**TASK DESCRIPTION:**
Find the word "pitch" in the data. Return every line where it appears.

**LISTED RECORDS:**
__global__ __launch_bounds__(256) __attribute__((amdgpu_waves_per_eu(8, 8))) void k_fast_cells(const uint8_t* __restrict__ pyr, Geometry g,
                                                    const CellDesc* __restrict__ cells, uint32_t* __restrict__ cell_cnt,
                                                    uint32_t* __restrict__ cell_kp, int ini_thr, int min_thr, int n_frames)
{
    __shared__ __attribute__((aligned(16))) uint8_t tile[70 * kTileP];
    __shared__ __attribute__((aligned(16))) uint8_t sc[(66 * kScP + 15) / 16 * 16];
    __shared__ __attribute__((aligned(4))) uint16_t cand[64 * 64];
    __shared__ uint32_t bitmap[64 * 2];
    constexpr uint32_t kPassCap = 512;
    __shared__ uint16_t plist[kPassCap];
    __shared__ uint32_t n_cand, n_pass;

    const bool spread = n_frames < 8;
    const int xcd = blockIdx.x & 7, cell_id = spread ? (int)blockIdx.x : (int)(blockIdx.x >> 3);
    const int f_local = spread ? (int)blockIdx.y : (int)blockIdx.y * 8 + xcd;
    if(f_local >= n_frames)
        return;
    const size_t frame = (size_t)f_local + g.frame0;
    const CellDesc c = load_cell(cells, cell_id);
    const LevelGeom& lv = g.lv[c.level];
    const int cw = c.cw, ch = c.ch;
    const int tid = threadIdx.x, lane = tid & 63, wave = tid >> 6;

    {
        const uint8_t* src = pyr + frame * g.slab + lv.offset + (size_t)c.y0 * lv.pitch + (c.x0 - kTileX);
        const int n_chunks = ch * 5;
#pragma unroll
        for(int p = 0; p < 2; ++p)
        {
            const int t = p * 256 + tid;
            if(t < n_chunks)
            {
                const int r = (t * 13108) >> 16, j = t - r * 5;
                const uint32_t off = (uint32_t)(r * lv.pitch + 16 * j);
                __builtin_amdgcn_global_load_lds(
                    (const __attribute__((address_space(1))) void*)(src + off),
                    (__attribute__((address_space(3))) void*)&tile[(p * 256 + wave * 64) * 16], 16, 0, 0);
            }
        }
    }
    if(tid < (66 * kScP + 15) / 16 - 256)
        reinterpret_cast<uint4*>(sc)[256 + tid] = make_uint4(0u, 0u, 0u, 0u);
    if(tid < 128)
        bitmap[tid] = 0;
    if(tid == 0)
        n_cand = 0, n_pass = 0;
    __builtin_amdgcn_s_waitcnt(0x0F70);
    __syncthreads();

    const uint32_t n_cand_lds = (uint32_t)(size_t)(__attribute__((address_space(3))) void*)(&n_cand);
    const uint32_t n_pass_lds = (uint32_t)(size_t)(__attribute__((address_space(3))) void*)(&n_pass);
    uint32_t total = 0;
    for(int pass = 0; pass < 2; ++pass)
    {
        const int thr = pass == 0 ? ini_thr : min_thr;

        {
            typedef __attribute__((address_space(3))) uint32_t* lds32_t;
            typedef __attribute__((address_space(3))) uint16_t* lds16_t;
            typedef uint32_t u32x4_t __attribute__((ext_vector_type(4)));
            typedef __attribute__((address_space(3))) u32x4_t* lds128_t;
            uint32_t t_op = threadIdx.x;
            asm volatile("" : "+v"(t_op));
            const uint32_t ln = t_op & 63u;
            const int wv = __builtin_amdgcn_readfirstlane((int)(t_op >> 6));
            const int ngrp = (cw - 6 + 3) >> 2;
            const int lg = ngrp > 8 ? 4 : ngrp > 4 ? 3 : ngrp > 2 ? 2 : ngrp > 1 ? 1 : 0;
            const int i4 = (int)(ln & ((1u << lg) - 1u)), sub = (int)(ln >> lg);
            const int rps = 64 >> lg;
            const int n_steps = (ch - 6 + rps - 1) >> (6 - lg);
            const int tq = min(max(thr, 0), 254);
            const uint32_t kb = (uint32_t)(256 - ((tq + 256) >> 1)) * 0x01010101u;
            const uint32_t kd = (uint32_t)(255 - ((254 - tq) >> 1)) * 0x01010101u;
            const int xl = 3 + 4 * i4;
            const int n_col = min(max(cw - 3 - xl, 0), 4);
            const uint32_t colmask = (uint32_t)(0x80808080ull >> (8 * (4 - n_col)));
            const uint32_t tile_lds = (uint32_t)(size_t)(__attribute__((address_space(3))) void*)tile;
            const uint32_t cand_lds = (uint32_t)(size_t)(__attribute__((address_space(3))) void*)cand;
            const uint32_t seg_lds = (uint32_t)(size_t)(__attribute__((address_space(3))) void*)sc + (uint32_t)wv * 1024u;
            int y = 3 + wv * rps + sub;
            uint32_t row = tile_lds + (uint32_t)((y - 3) * kTileP + 4 * i4);
            uint32_t yx = (uint32_t)((y << 8) | xl);
            uint32_t n_grp = 0;
            auto steps = [&](auto checked) {
                constexpr bool CHECKED = decltype(checked)::value;
#pragma unroll 1
                for(int st = wv; st < n_steps; st += 4, y += CHECKED ? 4 * rps : 0, row += (uint32_t)(4 * rps * kTileP), yx += (uint32_t)(4 * rps) << 8)
                {
                    uint32_t keep = 0;
                    if(!CHECKED || (colmask != 0 && y < ch - 3))
                    {
                        const lds32_t r = lds_ptr<lds32_t>(row);
                        const uint32_t d0 = r[60], d1 = r[61], d2 = r[62];
                        const uint32_t nC = ~d1, U = r[1], D = r[121];
                        const uint32_t Lf = __builtin_amdgcn_alignbyte(d1, d0, 1);
                        const uint32_t Rt = __builtin_amdgcn_alignbyte(d2, d1, 3);
                        const uint32_t q0 = __builtin_amdgcn_lerp(D, nC, 0u), q8 = __builtin_amdgcn_lerp(U, nC, 0u);
                        const uint32_t q4 = __builtin_amdgcn_lerp(Rt, nC, 0u), q12 = __builtin_amdgcn_lerp(Lf, nC, 0u);
                        const uint32_t br = (__builtin_amdgcn_lerp(q0, kb, 0u) | __builtin_amdgcn_lerp(q8, kb, 0u)) &
                                            (__builtin_amdgcn_lerp(q4, kb, 0u) | __builtin_amdgcn_lerp(q12, kb, 0u));
                        const uint32_t nd = (__builtin_amdgcn_lerp(q0, kd, 0u) & __builtin_amdgcn_lerp(q8, kd, 0u)) |
                                            (__builtin_amdgcn_lerp(q4, kd, 0u) & __builtin_amdgcn_lerp(q12, kd, 0u));
                        keep = (br | ~nd) & (CHECKED ? colmask : 0x80808080u);
                    }
                    const bool any = keep != 0;
                    const unsigned long long vote = __ballot(any);
                    if(any)
                        lds_ptr<lds32_t>(seg_lds)[n_grp + __builtin_amdgcn_mbcnt_hi((uint32_t)(vote >> 32), __builtin_amdgcn_mbcnt_lo((uint32_t)vote, 0u))] =
                            keep | yx;
                    n_grp += (uint32_t)__popcll(vote);
                }
            };
            if(cw == 70 && ch == 70)
                steps(std::false_type{});
            else
                steps(std::true_type{});
            for(uint32_t i0 = 0; i0 < n_grp; i0 += 64)
            {
                const uint32_t rec = i0 + ln < n_grp ? lds_ptr<lds32_t>(seg_lds)[i0 + ln] : 0u;
                const bool f0 = (rec & 0x80u) != 0, f1 = (rec & 0x8000u) != 0, f2 = (rec & 0x800000u) != 0, f3 = (int)rec < 0;
                const unsigned long long m0 = __ballot(f0), m1 = __ballot(f1), m2 = __ballot(f2), m3 = __ballot(f3);
                const uint32_t c0 = (uint32_t)__popcll(m0), c1 = (uint32_t)__popcll(m1), c2 = (uint32_t)__popcll(m2),
                               c3 = (uint32_t)__popcll(m3);
                uint32_t base;
                {
                    uint32_t got;
                    unsigned long long save;
                    const uint32_t add = c0 + c1 + c2 + c3;
                    asm volatile("s_mov_b64 %1, exec\n\t"
                                 "s_mov_b64 exec, 1\n\t"
                                 "ds_add_rtn_u32 %0, %2, %3\n\t"
                                 "s_waitcnt lgkmcnt(0)\n\t"
                                 "s_mov_b64 exec, %1"
                                 : "=&v"(got), "=&s"(save)
                                 : "v"(n_cand_lds), "v"(add)
                                 : "memory");
                    base = (uint32_t)__builtin_amdgcn_readfirstlane((int)got);
                }
                const uint32_t v = rec & 0x7F7Fu;
                uint32_t b2 = cand_lds + 2u * base;
                if(f0)
                    *lds_ptr<lds16_t>(b2 + 2u * __builtin_amdgcn_mbcnt_hi((uint32_t)(m0 >> 32), __builtin_amdgcn_mbcnt_lo((uint32_t)m0, 0u))) = (uint16_t)v;
                b2 += 2u * c0;
                if(f1)
                    *lds_ptr<lds16_t>(b2 + 2u * __builtin_amdgcn_mbcnt_hi((uint32_t)(m1 >> 32), __builtin_amdgcn_mbcnt_lo((uint32_t)m1, 0u))) = (uint16_t)(v + 1);
                b2 += 2u * c1;
                if(f2)
                    *lds_ptr<lds16_t>(b2 + 2u * __builtin_amdgcn_mbcnt_hi((uint32_t)(m2 >> 32), __builtin_amdgcn_mbcnt_lo((uint32_t)m2, 0u))) = (uint16_t)(v + 2);
                b2 += 2u * c2;
                if(f3)
                    *lds_ptr<lds16_t>(b2 + 2u * __builtin_amdgcn_mbcnt_hi((uint32_t)(m3 >> 32), __builtin_amdgcn_mbcnt_lo((uint32_t)m3, 0u))) = (uint16_t)(v + 3);
            }
            {
                uint32_t z = 0;
                asm volatile("" : "+v"(z));
                lds_ptr<lds128_t>(seg_lds)[ln] = u32x4_t{z, z, z, z};
            }
        }
        __syncthreads();
        const uint32_t n = n_cand;

        for(uint32_t j = tid; 2 * j < n; j += 256)
        {
            const uint32_t two = *reinterpret_cast<const uint32_t*>(&cand[2 * j]);
            const uint32_t ca = two & 0xFFFFu, cb = 2 * j + 1 < n ? two >> 16 : ca;
            const int ay = (int)(ca >> 8), ax = (int)(ca & 0xFF), by = (int)(cb >> 8), bx = (int)(cb & 0xFF);
            const uint8_t* pa = &tile[ay * kTileP + ax + kTileX];
            const uint8_t* pb = &tile[by * kTileP + bx + kTileX];
            typedef unsigned short u16x2_t __attribute__((ext_vector_type(2)));
            uint32_t e[16];
#define MSLAM_E(k, off)                                                                    \
    {                                                                                      \
        u16x2_t v2;                                                                        \
        v2.x = (unsigned short)pa[off];                                                    \
        v2.y = (unsigned short)pb[off];                                                    \
        e[k] = __builtin_bit_cast(uint32_t, v2);                                           \
    }
            MSLAM_E(0, 3 * kTileP);
            MSLAM_E(1, 3 * kTileP + 1);
            MSLAM_E(2, 2 * kTileP + 2);
            MSLAM_E(3, kTileP + 3);
            MSLAM_E(4, 3);
            MSLAM_E(5, -kTileP + 3);
            MSLAM_E(6, -2 * kTileP + 2);
            MSLAM_E(7, -3 * kTileP + 1);
            MSLAM_E(8, -3 * kTileP);
            MSLAM_E(9, -3 * kTileP - 1);
            MSLAM_E(10, -2 * kTileP - 2);
            MSLAM_E(11, -kTileP - 3);
            MSLAM_E(12, -3);
            MSLAM_E(13, kTileP - 3);
            MSLAM_E(14, 2 * kTileP - 2);
            MSLAM_E(15, 3 * kTileP - 1);
#undef MSLAM_E
            int sa, sb;
            arc_score2_raw(e, (int)pa[0], (int)pb[0], sa, sb);
            const bool pass_a = sa >= thr && sa > 0, pass_b = sb >= thr && sb > 0 && 2 * j + 1 < n;
            if(pass_a)
                sc[(ay - 2) * kScP + (ax - 2)] = (uint8_t)sa;
            if(pass_b)
                sc[(by - 2) * kScP + (bx - 2)] = (uint8_t)sb;
            const unsigned long long ma = __ballot(pass_a), mb = __ballot(pass_b);
            const uint32_t na = (uint32_t)__popcll(ma), nb = (uint32_t)__popcll(mb);
            if(na + nb != 0)
            {
                uint32_t got;
                unsigned long long save;
                const uint32_t add = na + nb;
                asm volatile("s_mov_b64 %1, exec\n\t"
                             "s_mov_b64 exec, 1\n\t"
                             "ds_add_rtn_u32 %0, %2, %3\n\t"
                             "s_waitcnt lgkmcnt(0)\n\t"
                             "s_mov_b64 exec, %1"
                             : "=&v"(got), "=&s"(save)
                             : "v"(n_pass_lds), "v"(add)
                             : "memory");
                const uint32_t base = (uint32_t)__builtin_amdgcn_readfirstlane((int)got);
                const uint32_t ia = base + __builtin_amdgcn_mbcnt_hi((uint32_t)(ma >> 32), __builtin_amdgcn_mbcnt_lo((uint32_t)ma, 0u));
                const uint32_t ib = base + na + __builtin_amdgcn_mbcnt_hi((uint32_t)(mb >> 32), __builtin_amdgcn_mbcnt_lo((uint32_t)mb, 0u));
                if(pass_a && ia < kPassCap)
                    plist[ia] = (uint16_t)ca;
                if(pass_b && ib < kPassCap)
                    plist[ib] = (uint16_t)cb;
            }
        }
        __syncthreads();

        const uint32_t np = n_pass;
        const bool short_list = np <= kPassCap;
        for(uint32_t i = tid; i < (short_list ? np : n); i += 256)
        {
            const uint32_t cxy = short_list ? plist[i] : cand[i];
            const int cy = (int)(cxy >> 8), cx = (int)(cxy & 0xFF);
            const uint8_t* q = &sc[(cy - 2) * kScP + (cx - 2)];
            const int s = q[0];
            if(s >= thr && s > 0)
            {
                const int m = max(max3i(q[-kScP - 1], q[-kScP], q[-kScP + 1]),
                                  max(max3i(q[-1], q[1], q[kScP - 1]), max(q[kScP], q[kScP + 1])));
                if(s > m)
                    atomicOr(&bitmap[(cy - 3) * 2 + ((cx - 3) >> 5)], 1u << ((cx - 3) & 31));
            }
        }
        __syncthreads();

        if(wave == 0)
        {
            const unsigned long long m = bitmap[lane * 2] | ((unsigned long long)bitmap[lane * 2 + 1] << 32);
            const uint32_t cnt = (uint32_t)__popcll(m);
            uint32_t inc = cnt;
            inc += (uint32_t)__builtin_amdgcn_update_dpp(0, (int)inc, 0x111, 0xF, 0xF, true);
            inc += (uint32_t)__builtin_amdgcn_update_dpp(0, (int)inc, 0x112, 0xF, 0xF, true);
            inc += (uint32_t)__builtin_amdgcn_update_dpp(0, (int)inc, 0x114, 0xF, 0xE, true);
            inc += (uint32_t)__builtin_amdgcn_update_dpp(0, (int)inc, 0x118, 0xF, 0xC, true);
            inc += (uint32_t)__builtin_amdgcn_update_dpp(0, (int)inc, 0x142, 0xA, 0xF, true);
            inc += (uint32_t)__builtin_amdgcn_update_dpp(0, (int)inc, 0x143, 0xC, 0xF, true);
            total = (uint32_t)__builtin_amdgcn_readlane((int)inc, 63);
            if(total != 0)
            {
                uint32_t* out = cell_kp + (frame * g.n_cells + cell_id) * (size_t)kCellCap;
                uint32_t pos = inc - cnt;
                unsigned long long rest = m;
                const int y = lane + 3;
                while(rest)
                {
                    const int bx = __ffsll((long long)rest) - 1;
                    rest &= rest - 1;
                    out[pos++] = pack_kp(bx + 3 + c.ox, y + c.oy, sc[(y - 2) * kScP + (bx + 3 - 2)]);
                }
            }
            if(lane == 0)
            {
                n_cand = total != 0 ? 0xFFFFFFFFu : 0u;
                n_pass = 0;
            }
        }
        __syncthreads();
        const bool done = n_cand != 0;
        __syncthreads();
        if(done || pass == 1)
            break;
    }
    if(tid == 0)
        cell_cnt[frame * g.n_cells + cell_id] = total;
}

**EXPECTED ANSWER:**
        const uint8_t* src = pyr + frame * g.slab + lv.offset + (size_t)c.y0 * lv.pitch + (c.x0 - kTileX);
                const uint32_t off = (uint32_t)(r * lv.pitch + 16 * j);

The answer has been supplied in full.